Please tally the lines below that contain the word "void" and reply with the total alone.

========================

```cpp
int tt_gemm_nt(hipStream_t st, const float* A, int64_t lda, const float* W, int64_t ldw, const float* bias, float* C,
               int64_t ldc, int64_t M, int64_t N, int64_t K, bool relu, float alpha) {
  GemmNT it{A, lda, W, ldw, bias, C, ldc, M, N, K, relu, alpha};
  return tt_gemm_nt_batched(st, &it, 1);
}
```

### jodalrob-twotower_amd/csrc/tt_riders.h

```cpp
#pragma once
#include "tt_common.h"

constexpr int kRiderThreads = 1024;
constexpr int kPlanLongSeg = 64;
struct PlanLong {
  int32_t* counters;
  int32_t* long_row; int32_t* long_base; int32_t* chunk_lo; int32_t* chunk_hi;
};
struct CompactRider {
  const int32_t* uniq_stage; const int32_t* seg_stage; const int32_t* ucount; const int32_t* ubase; const int32_t* uend;
  PlanLong pl;
  int n_keys; int64_t M;
  int32_t* unique_rows; int32_t* seg_offsets; int32_t* n_unique;
};
struct Finish2Rider {
  const float* part; int n_wg, Dp; float fb, unscale; float* out; float* loss_out;
};
struct BnFinishRider {
  const float* partial; int64_t pstride; int nchunks, H;
  float* mean; float* rstd; float* rm; float* rv; int64_t* nbt;
  float* out;
};
struct BnFinishRiders { BnFinishRider r[TT_MAX_SIDES]; };
constexpr int kBnFinStride = 2 * 64;
// ... 144 lines not shown
        pl.long_row[li] = before + u;
        pl.long_base[li] = cb;
        for (int32_t c = 0; c < nch; ++c) {
          pl.chunk_lo[cb + c] = s0 + c * kPlanLongSeg;
          pl.chunk_hi[cb + c] = min(s1, s0 + (c + 1) * kPlanLongSeg);
        }
      }
    }
  }
  if (ki == 0 && threadIdx.x == 0) {
    n_unique[0] = all;
    seg_offsets[all] = (int32_t)M;
  }
}

__device__ __forceinline__ void finish2_body(const Finish2Rider& fr) {
  const float* __restrict__ part = fr.part;
  const int n_wg = fr.n_wg, Dp = fr.Dp;
  const float fb = fr.fb, unscale = fr.unscale;
  float* __restrict__ out = fr.out;
  float* __restrict__ loss_out = fr.loss_out;

  __shared__ float red[4][4 + 2 * 256];
  __shared__ float prod[256];
  const int t = threadIdx.x, q = t >> 8, j0 = t & 255, stride = 4 + 2 * Dp;
  for (int j = j0; j < stride; j += 256) {
    float s = 0.f;
    for (int w0 = q; w0 < n_wg; w0 += 32) {
      float v[8];
#pragma unroll
      for (int k = 0; k < 8; ++k) v[k] = w0 + 4 * k < n_wg ? part[(int64_t)(w0 + 4 * k) * stride + j] : 0.f;
#pragma unroll
      for (int k = 0; k < 8; ++k) s += v[k];
    }
    red[q][j] = s;
  }
  __syncthreads();
  if (t < 256) {
    float p = 0.f;
    if (t < Dp) {
      const float u = (red[0][4 + t] + red[1][4 + t]) + (red[2][4 + t] + red[3][4 + t]);
      const float v = (red[0][4 + Dp + t] + red[1][4 + Dp + t]) + (red[2][4 + Dp + t] + red[3][4 + Dp + t]);
      p = u * v;
    }
    prod[t] = p;
  }
  __syncthreads();
  if (t < 64) {
    float p = (prod[t] + prod[t + 64]) + (prod[t + 128] + prod[t + 192]);
#pragma unroll
// ... 5 lines not shown
      const float dsum = (red[0][2] + red[1][2]) + (red[2][2] + red[3][2]);
      const float pos = dsum / fb;
      const float neg = (tot - dsum) / (fb * fb - fb);
      out[0] = 0.5f * l / fb;
      out[1] = hit / fb;
      out[2] = pos;
      out[3] = neg;
      out[4] = pos - neg;
      out[5] = 0.f;
      out[6] = tot;
      out[7] = 0.f;
      if (loss_out) loss_out[0] = out[0];
    }
  }
}
#endif
```

### jodalrob-twotower_amd/csrc/tt_score_bf16.hip

```cpp
#include "tt_score_bwd_parts.h"
#include "tt_tail_bwd.h"
#include "tt_deferred.h"

#include <stdlib.h>

namespace {

template <int KS, int AT>
__device__ __forceinline__ void mfma1(const bf16x8 (&bf)[KS], const bf16x8 (&ares)[AT][KS], f32x16 (&acc)[AT]) {
#pragma unroll
  for (int i = 0; i < AT; ++i)
#pragma unroll
    for (int r = 0; r < 16; ++r) acc[i][r] = 0.f;
#pragma unroll
  for (int s = 0; s < KS; ++s)
#pragma unroll
    for (int i = 0; i < AT; ++i) acc[i] = __builtin_amdgcn_mfma_f32_32x32x16_bf16(bf[s], ares[i][s], acc[i], 0, 0, 0);
}

template <int KS, int AT, bool X3>
__device__ __forceinline__ void mfma_s(const bf16x8 (&bh)[KS], const bf16x8 (&bl)[X3 ? KS : 1], const bf16x8 (&ah)[AT][KS],
                                       const bf16x8 (&al)[AT][X3 ? KS : 1], f32x16 (&acc)[AT]) {
  if constexpr (!X3) {
    mfma1<KS, AT>(bh, ah, acc);
// ... 448 lines not shown
          if (a < Ra && dd < args.D) dr.dA[(int64_t)a * args.D + dd] = dacc[i][d][r] * g;
        }
  }
}

template <bool TAIL>
struct TailHost {};
template <>
struct TailHost<true> { tttail::Batch<tttail::TailBwdArgs> batch; bool drop; float p; uint64_t seed0; const uint64_t* seed_dev; };
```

========================

Response :: 3